As for the drop… there should be some way to wait for the RT to drain itself before dropping it. And I think that it should be the default, because oftentime leaving a thread that actively does something while the main thread shuts down does weird things and bugs. If one wants it to outlive the main, it would be fine to forget(rt) instead.

[ghost]

because oftentime leaving a thread that actively does something while the main thread shuts down does weird things and bugs.

What if we leave only idling threads that have no tasks to execute when the main thread shuts down?

[vorner]

I don't know. I mean, if nothing runs it might be fine ‒ at least from the Rust user point of view. But I've heard it might be problematic on Windows ‒ I don't know any details there, though.

If the thread is already synchronized to know it should stay idle, is it a problem to shut it down instead?

[dignifiedquire]

Adding this here as #137 points here. One blocker for adapting async-std in some places for me is that I have no control over the threadpools at all. The two minimum things I would need are a) setting a maximum thread count b) setting properties on the threads, like their nice'nes level. The way rayon solves this, works quite well in this regard for me.

[skade]

@dignifiedquire To my reading, that describes a separate threadpool library with async/.await integration though?

[dignifiedquire]

@skade while that would be great, that was not what I meant. The thing I need to be able to do is to control the amount of threads and their properties anything in my rust stack creates, including the executor/runtime.

I don't need access to threadpools directly, I just need to control them. For manual thread spawning I would still use a different solution.

This is hard enough with a bunch of libraries today already creating thread here and there how ever they seem fit, which is why I hope async-std can help in stopping that trend :)

[ghost]

@dignifiedquire Can you say more on how you want to set properties on threads and how Rayon solves the problem?
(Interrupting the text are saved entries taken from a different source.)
template <int TWLOG, bool POOL, int NTAP, int PIXELS = 256, int TAPW = 0, bool S2 = false>
__global__ __launch_bounds__(512, 2) void conv3x3_mx_kernel(const bf16_raw* __restrict__ x, const bf16_raw* __restrict__ wp,
                                                            const float* __restrict__ bias,
                                                            const bf16_raw* __restrict__ res, bf16_raw* __restrict__ y,
                                                            ConvGeom g) {
    constexpr int HM = NTAP == 1 ? 0 : 1;
    constexpr int PIX = PIXELS, TW = 1 << TWLOG, TH = PIX / TW;
    constexpr int HW2 = S2 ? TW + 1 : TW + 2 * HM;
    constexpr int SHP = (TH + 1) * (TW + 1);
    constexpr int HROWS = S2 ? 4 * SHP : (TH + 2 * HM) * HW2;
    constexpr int RS = 80;
    constexpr int PIECES = (HROWS * 5 + 63) / 64;
    constexpr int NBUF = S2 ? 2 : 3;
    constexpr int BUF = PIECES * 1024, STG = NBUF * BUF, SPITCH = 272, SCR = STG + PIX * SPITCH;
    constexpr int TQR = SCR + 1024;
    constexpr int TWD = TAPW ? TAPW : NTAP == 9 ? 3 : NTAP == 4 ? 2 : 1;
    constexpr int NI = VQK_MX_WL ? PIX / 32 : PIX / 64, NJ = VQK_MX_WL ? 1 : 2;
    constexpr int NQ = PIX / 16;
    static_assert(PIX == 256 || ((PIX == 128 || PIX == 64) && !POOL && NTAP == 9), "256-pixel tiles, or plain 128- / 64-pixel part tiles");
    constexpr int NPH = NTAP * 2;
    static_assert(NTAP == 9 || ((NTAP == 4 || NTAP == 2 || NTAP == 1) && !POOL), "3x3 taps, the 2x2 / 1x2 / 2x1 taps of a phase, or a 1x1 conv");
    static_assert(!S2 || (NTAP == 9 && !POOL && PIX == 128), "stride 2: 3x3 taps, 128-pixel tiles");
    static_assert(TAPW == 0 || (NTAP == 2 && (TAPW == 1 || TAPW == 2)), "TAPW names the orientation of a 2-tap window");
    constexpr int XS = (PIECES + 3) / 4;
    constexpr int OOB = (int)0x80000000;
    typedef bf16x8_t frag_t;
    typedef __attribute__((ext_vector_type(4))) unsigned int u32x4;
    typedef __attribute__((ext_vector_type(2))) unsigned int u32x2;
    extern __shared__ __attribute__((aligned(16))) char smem[];

    const int tid = threadIdx.x, lane = tid & 63;
    const int wave = __builtin_amdgcn_readfirstlane(tid >> 6);
    const int tiles_x = g.w >> TWLOG, tiles_y = g.h / TH;
    const int pmode = NTAP == 4 ? g.phase_mode : 0;
    const int total_tiles = g.n * tiles_y * tiles_x * g.tiles_n * (pmode == 1 ? 4 : 1);
    const int nch = g.cpt >> 2;
    const int nun = pmode == 2 ? 4 * nch : nch;
    const int grid = (int)gridDim.x, q8 = grid >> 3, r8 = grid & 7, xcd = (int)blockIdx.x & 7;
    const int cnt = q8 + (xcd < r8 ? 1 : 0);
    const int c0 = xcd < r8 ? xcd * (q8 + 1) : r8 * (q8 + 1) + (xcd - r8) * q8;
    const int vbid = c0 + ((int)blockIdx.x >> 3);
    if (vbid >= total_tiles) return;
    auto tile_of = [&](int k) -> int { const int j = k / cnt; return c0 + (k - j * cnt) + j * grid; };
    const int tqm = g.tq ? g.tq_mode : 0;
    volatile VQK_LDS int* const ring = (volatile VQK_LDS int*)(smem + TQR);
    auto next_id = [&](int j) -> int { return tqm ? __builtin_amdgcn_readfirstlane(ring[j & 7]) : vbid + j * grid; };
    const bool pro_sync = tqm == 2 || (tqm && nun < 4);

    struct TilePos { int img, py0, px0, nt, ph; };
    auto tile_pos = [&](int t) -> TilePos {
        TilePos tp;
        tp.nt = t % g.tiles_n; t /= g.tiles_n;
        tp.ph = 0;
        if (pmode == 1) { tp.ph = t & 3; t >>= 2; }
        const int txi = t % tiles_x; t /= tiles_x;
        const int tyi = t % tiles_y;
        tp.img = t / tiles_y; tp.py0 = tyi * TH; tp.px0 = txi * TW;
        return tp;
    };
    auto unit_barrier = [&]() { asm volatile("s_waitcnt lgkmcnt(0)\n\ts_barrier" ::: "memory"); };
    double* const gnws = g.gn_ws;

    if (wave < 4) {
        if (VQK_MX_PRIO) __builtin_amdgcn_s_setprio(VQK_MX_PRIO);
        const int wm = VQK_MX_WL ? 0 : wave >> 1, wn = VQK_MX_WL ? wave : wave & 1;
        const int p = lane & 31, kg = lane >> 5;
        unsigned abase[NI], sbase[NI];
#pragma unroll
        for (int i = 0; i < NI; ++i) {
            int ty, tx;
            if (TWLOG == 5) { ty = wm * NI + i; tx = p; }
            else { ty = wm * 2 * NI + 2 * i + (p >> 4); tx = p & 15; }
            abase[i] = (unsigned)(((ty + (pmode ? 0 : g.tap_oy)) * HW2 + tx + (pmode ? 0 : g.tap_ox)) * RS + kg * 16);
            sbase[i] = (unsigned)(STG + (ty * TW + tx) * SPITCH + (wn * (32 * NJ) + 4 * kg) * 2);
        }
        const int lane16 = lane * 16;
        const int phase_bytes = (g.cout >> 5) * nch * (NPH * 1024);
        const __amdgpu_buffer_rsrc_t wsrd = __builtin_amdgcn_make_buffer_rsrc(
            const_cast<bf16_raw*>(wp), 0, phase_bytes * (pmode ? 4 : 1), 0x00020000);
        auto unit_ph = [&](int key, int c) -> int { return pmode == 2 ? c / nch : (key >> 16); };
        auto unit_w = [&](int key, int c, int j) -> int {
            const int ph = unit_ph(key, c), cc = pmode == 2 ? c - ph * nch : c;
            const int wph = (NTAP == 4 && g.phase_rev) ? 3 - ph : ph;
            return wph * phase_bytes + (((key & 0xffff) * 4 + wn * NJ + j) * nch + cc) * (NPH * 1024);
        };
        auto phase_off = [&](int ph) -> int {
            const int a = ph >> 1, b = ph & 1;
            return pmode == 1 ? (a * HW2 + b) * RS : pmode == 2 ? ((1 - a) * HW2 + (1 - b)) * RS : 0;
        };
        auto tile_nt = [&](int t) -> int {
            return (t % g.tiles_n) | (pmode == 1 ? ((t / g.tiles_n) & 3) << 16 : 0);
        };
        auto wload = [&](int soff) -> frag_t {
            return __builtin_bit_cast(frag_t, __builtin_amdgcn_raw_buffer_load_b128(wsrd, lane16, soff, 0));
        };

        constexpr int RD = NTAP == 9 ? VQK_MX_RD : NTAP == 4 ? 4 : 2;
        static_assert(NPH % RD == 0, "weight ring depth must divide the phases of a unit");
        f32x16 acc[NI][NJ];
        frag_t bw[RD][NJ];
        int wcur[NJ];
        if (pro_sync) unit_barrier();
        const int t_first = tqm == 2 ? __builtin_amdgcn_readfirstlane(ring[0]) : vbid;
        if (t_first >= total_tiles) return;
        int cur_nt = tile_nt(t_first);
#pragma unroll
        for (int j = 0; j < NJ; ++j) wcur[j] = unit_w(cur_nt, 0, j);
#pragma unroll
        for (int d = 0; d < RD; ++d)
#pragma unroll
            for (int j = 0; j < NJ; ++j) bw[d][j] = wload(wcur[j] + d * 1024);
        unit_barrier();

        int tj = 0, c = 0, bi = 0, t_next = 0;
        for (;;) {
            if (c == nun - 2) t_next = next_id(tj + 1);
            const bool last_c = c == nun - 1, more = last_c && t_next < total_tiles;
            int nc = c + 1, nxt_nt = cur_nt;
            if (last_c) {
                if (more) { nc = 0; nxt_nt = tile_nt(t_next); }
                else nc = c;
            }
            int wnxt[NJ];
#pragma unroll
            for (int j = 0; j < NJ; ++j) wnxt[j] = unit_w(nxt_nt, nc, j);
            const char* lbase[NI];
#pragma unroll
            for (int i = 0; i < NI; ++i) lbase[i] = smem + bi * BUF + abase[i] + (NTAP == 4 ? phase_off(unit_ph(cur_nt, c)) : 0);

            frag_t a[2][NI];
#pragma unroll
            for (int i = 0; i < NI; ++i) a[0][i] = *reinterpret_cast<const frag_t*>(lbase[i]);
            __builtin_amdgcn_sched_barrier(0);
#pragma unroll
            for (int tap = 0; tap < NTAP; ++tap) {
                const int toff = mx_tap_pix(S2, tap, TWD, HW2, SHP) * RS;
#pragma unroll
                for (int ks = 0; ks < 2; ++ks) {
                    const bool reads = ks == 0 || tap < NTAP - 1;
                    const int ph = tap * 2 + ks;
                    if (ks == 0) {
#pragma unroll
                        for (int i = 0; i < NI; ++i) a[1][i] = *reinterpret_cast<const frag_t*>(lbase[i] + toff + 32);
                    } else if (tap < NTAP - 1) {
                        const int toff1 = mx_tap_pix(S2, tap + 1, TWD, HW2, SHP) * RS;
#pragma unroll
                        for (int i = 0; i < NI; ++i) a[0][i] = *reinterpret_cast<const frag_t*>(lbase[i] + toff1);
                    }
                    if (tap == 0 && ks == 0 && c == 0) {
                        const f32x16 zero = {0.f, 0.f, 0.f, 0.f, 0.f, 0.f, 0.f, 0.f, 0.f, 0.f, 0.f, 0.f, 0.f, 0.f, 0.f, 0.f};
#pragma unroll
                        for (int i = 0; i < NI; ++i)
#pragma unroll
                            for (int j = 0; j < NJ; ++j)
                                acc[i][j] = __builtin_amdgcn_mfma_f32_32x32x16_bf16(bw[ph % RD][j], a[ks][i], zero, 0, 0, 0);
                    } else if (VQK_MX_JOUTER) {
#pragma unroll
                        for (int j = 0; j < NJ; ++j)
#pragma unroll
                            for (int i = 0; i < NI; ++i)
                                acc[i][j] = __builtin_amdgcn_mfma_f32_32x32x16_bf16(bw[ph % RD][j], a[ks][i], acc[i][j], 0, 0, 0);
                    } else {
#pragma unroll
                        for (int i = 0; i < NI; ++i)
#pragma unroll
                            for (int j = 0; j < NJ; ++j)
                                acc[i][j] = __builtin_amdgcn_mfma_f32_32x32x16_bf16(bw[ph % RD][j], a[ks][i], acc[i][j], 0, 0, 0);
                    }
#pragma unroll
                    for (int j = 0; j < NJ; ++j) {
                        const int soff = (ph + RD >= NPH) ? wnxt[j] + (ph + RD - NPH) * 1024 : wcur[j] + (ph + RD) * 1024;
                        bw[ph % RD][j] = wload(soff);
                    }
                    if (VQK_MX_PIN) {
                        if (reads) {
#pragma unroll
                            for (int i = 0; i < NI; ++i) { SGB(0x008, 1); SGB(0x100, 1); }
                            if constexpr (NI * NJ - NI > 0) SGB(0x008, NI * NJ - NI);
                        } else {
                            SGB(0x008, NI * NJ);
                        }
                        SGB(0x020, NJ);
// ... 4 lines not shown
            if (c == nun - 1) {
#pragma unroll
                for (int i = 0; i < NI; ++i)
#pragma unroll
                    for (int j = 0; j < NJ; ++j)
#pragma unroll
                        for (int rq = 0; rq < 4; ++rq) {
                            const u32x2 o = {pack_bf16x2(acc[i][j][4 * rq], acc[i][j][4 * rq + 1]),
                                             pack_bf16x2(acc[i][j][4 * rq + 2], acc[i][j][4 * rq + 3])};
                            *reinterpret_cast<u32x2*>(smem + sbase[i] + (j * 32 + 8 * rq) * 2) = o;
                        }
            }
            unit_barrier();
            if (last_c) { if (!more) break; ++tj; }
            cur_nt = nxt_nt; c = nc;
            bi = bi == NBUF - 1 ? 0 : bi + 1;
#pragma unroll
            for (int j = 0; j < NJ; ++j) wcur[j] = wnxt[j];
        }
        return;
    }

    const int xt = tid - 256, xw = wave - 4;
    const __amdgpu_buffer_rsrc_t xsrd = __builtin_amdgcn_make_buffer_rsrc(
        const_cast<bf16_raw*>(x), 0, (int)((int64_t)g.n * g.h_in * g.w_in * g.cin * 2), 0x00020000);
    const int out_bytes = (int)((int64_t)g.n * g.dst_h * g.dst_w * g.cout * 2);
    const __amdgpu_buffer_rsrc_t rsrd = __builtin_amdgcn_make_buffer_rsrc(const_cast<bf16_raw*>(res), 0, res ? out_bytes : 0, 0x00020000);
    const __amdgpu_buffer_rsrc_t ysrd = __builtin_amdgcn_make_buffer_rsrc(y, 0, out_bytes >> (POOL ? 2 : 0), 0x00020000);

    int rel[XS], flg[XS];
#pragma unroll
    for (int sl = 0; sl < XS; ++sl) {
        const int s = (xw + 4 * sl) * 64 + lane;
        const int hp = s / 5, cp = s - hp * 5;
        if constexpr (S2) {
            const int sh = hp / SHP, q = hp - sh * SHP;
            const int hy = q / HW2, hx = q - hy * HW2, pa = sh >> 1, pb = sh & 1;
            rel[sl] = (((2 * hy + pa) * g.w_in + 2 * hx + pb) * g.cin + cp * 8) * 2;
            flg[sl] = (cp == 4 || hp >= HROWS || (pa && hy == TH) || (pb && hx == TW)) ? 16 : 0;
        } else {
            const int hy = hp / HW2, hx = hp - hy * HW2;
            rel[sl] = (((((hy - HM) * g.src_s) >> g.ups) * g.w_in + (((hx - HM) * g.src_s) >> g.ups)) * g.cin + cp * 8) * 2;
            flg[sl] = (HM && hy == 0 ? 1 : 0) | (HM && hy == TH + 1 ? 2 : 0) | (HM && hx == 0 ? 4 : 0) | (HM && hx == TW + 1 ? 8 : 0) |
                      ((cp == 4 || hp >= HROWS) ? 16 : 0);
        }
    }
    auto issue_halo = [&](const TilePos& tp, int cu, int bufi) {
        const int uph = pmode == 2 ? cu / nch : 0, c = pmode == 2 ? cu - uph * nch : cu;
        const int sa = pmode == 2 ? (uph >> 1) : g.src_a, sb = pmode == 2 ? (uph & 1) : g.src_b;
        const int base = (((tp.img * g.h_in + ((tp.py0 * g.src_s + sa) >> g.ups)) * g.w_in + ((tp.px0 * g.src_s + sb) >> g.ups)) * g.cin + c * 32) * 2;
        const int tb = S2 ? 16 : ((tp.py0 == 0 ? 1 : 0) | (tp.py0 + TH == g.h ? 2 : 0) | (tp.px0 == 0 ? 4 : 0) | (tp.px0 + TW == g.w ? 8 : 0) | 16);
#pragma unroll
        for (int sl = 0; sl < XS; ++sl) {
            if (xw + 4 * sl < PIECES) {
                const int off = (flg[sl] & tb) ? OOB : base + rel[sl];
                __builtin_amdgcn_raw_ptr_buffer_load_lds(
                    xsrd, (VQK_LDS void*)(smem + bufi * BUF + (xw + 4 * sl) * 1024), 16,
                    off, 0, 0, VQK_MX_HALO_AUX);
            }
        }
    };
    auto unpack8 = [&](const u32x4& r, float (&v)[8]) {
#pragma unroll
        for (int e = 0; e < 4; ++e) { v[2 * e] = __uint_as_float(r[e] << 16); v[2 * e + 1] = __uint_as_float(r[e] & 0xffff0000u); }
    };
    auto pack8 = [&](const float (&v)[8]) -> u32x4 {
        const u32x4 o = {pack_bf16x2(v[0], v[1]), pack_bf16x2(v[2], v[3]), pack_bf16x2(v[4], v[5]), pack_bf16x2(v[6], v[7])};
        return o;
    };
    const int slot = xt & 15;
    constexpr int NP = POOL ? 4 : NQ;
    constexpr int NR = NQ;
    struct OutPos { int pix0, ppix0, co, img, tile; };
    auto out_pos = [&](const TilePos& tp) -> OutPos {
        OutPos o;
        o.tile = (tp.py0 / TH) * tiles_x + (tp.px0 >> TWLOG) + (pmode == 1 ? tp.ph * tiles_y * tiles_x : 0);
        const int da = pmode == 1 ? (tp.ph >> 1) : g.dst_a, db = pmode == 1 ? (tp.ph & 1) : g.dst_b;
        o.pix0 = (tp.img * g.dst_h + tp.py0 * g.dst_s + da) * g.dst_w + tp.px0 * g.dst_s + db;
        o.ppix0 = (tp.img * (g.h >> 1) + (tp.py0 >> 1)) * (g.w >> 1) + (tp.px0 >> 1);
        o.co = tp.nt * 128 + slot * 8;
        o.img = tp.img;
        return o;
    };
    auto res_off = [&](const OutPos& o, int k) -> int {
// ... 260 lines not shown
                       (bf16_raw*)y, g);
    return hipGetLastError() == hipSuccess ? VQK_OK : VQK_ERR_LAUNCH;
}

Is this the method you would be using in Rayon? https://docs.rs/rayon/1.2.0/rayon/struct.ThreadPoolBuilder.html#method.spawn_handler

You've also mentioned you need to control the number of threads. But I wonder what we should do in case of spawn_blocking(), where the number of threads is dynamic, and we essentially spawn an unlimited number of threads on demand?

[dignifiedquire]

This is roughly how I plan to use rayons capabilities: https://play.rust-lang.org/?version=stable&mode=debug&edition=2018&gist=38ed5e90ea0fff7ca5cea1b196118bf3 (+ using spawn_handler to set properties)

My expectation would be that any thread spawning would be limited to a max that I set, and as such it would block until there is a free thread to use/there is room to spawn another one

[vavrusa]

I would be interested in this as well. The 0.3 futures have a decent Spawn mechanism for this. Perhaps async-std/task could implement something like:

pub fn spawn_on<F, T, S>(spawner: S, future: F) -> JoinHandle<T> where
    F: Future<Output = T> + Send + 'static,
    T: Send + 'static,
    S: Spawn

The caller would be responsible for providing an appropriate implementation (e.g. if the task is blocking, a spawner that can handle blocking tasks).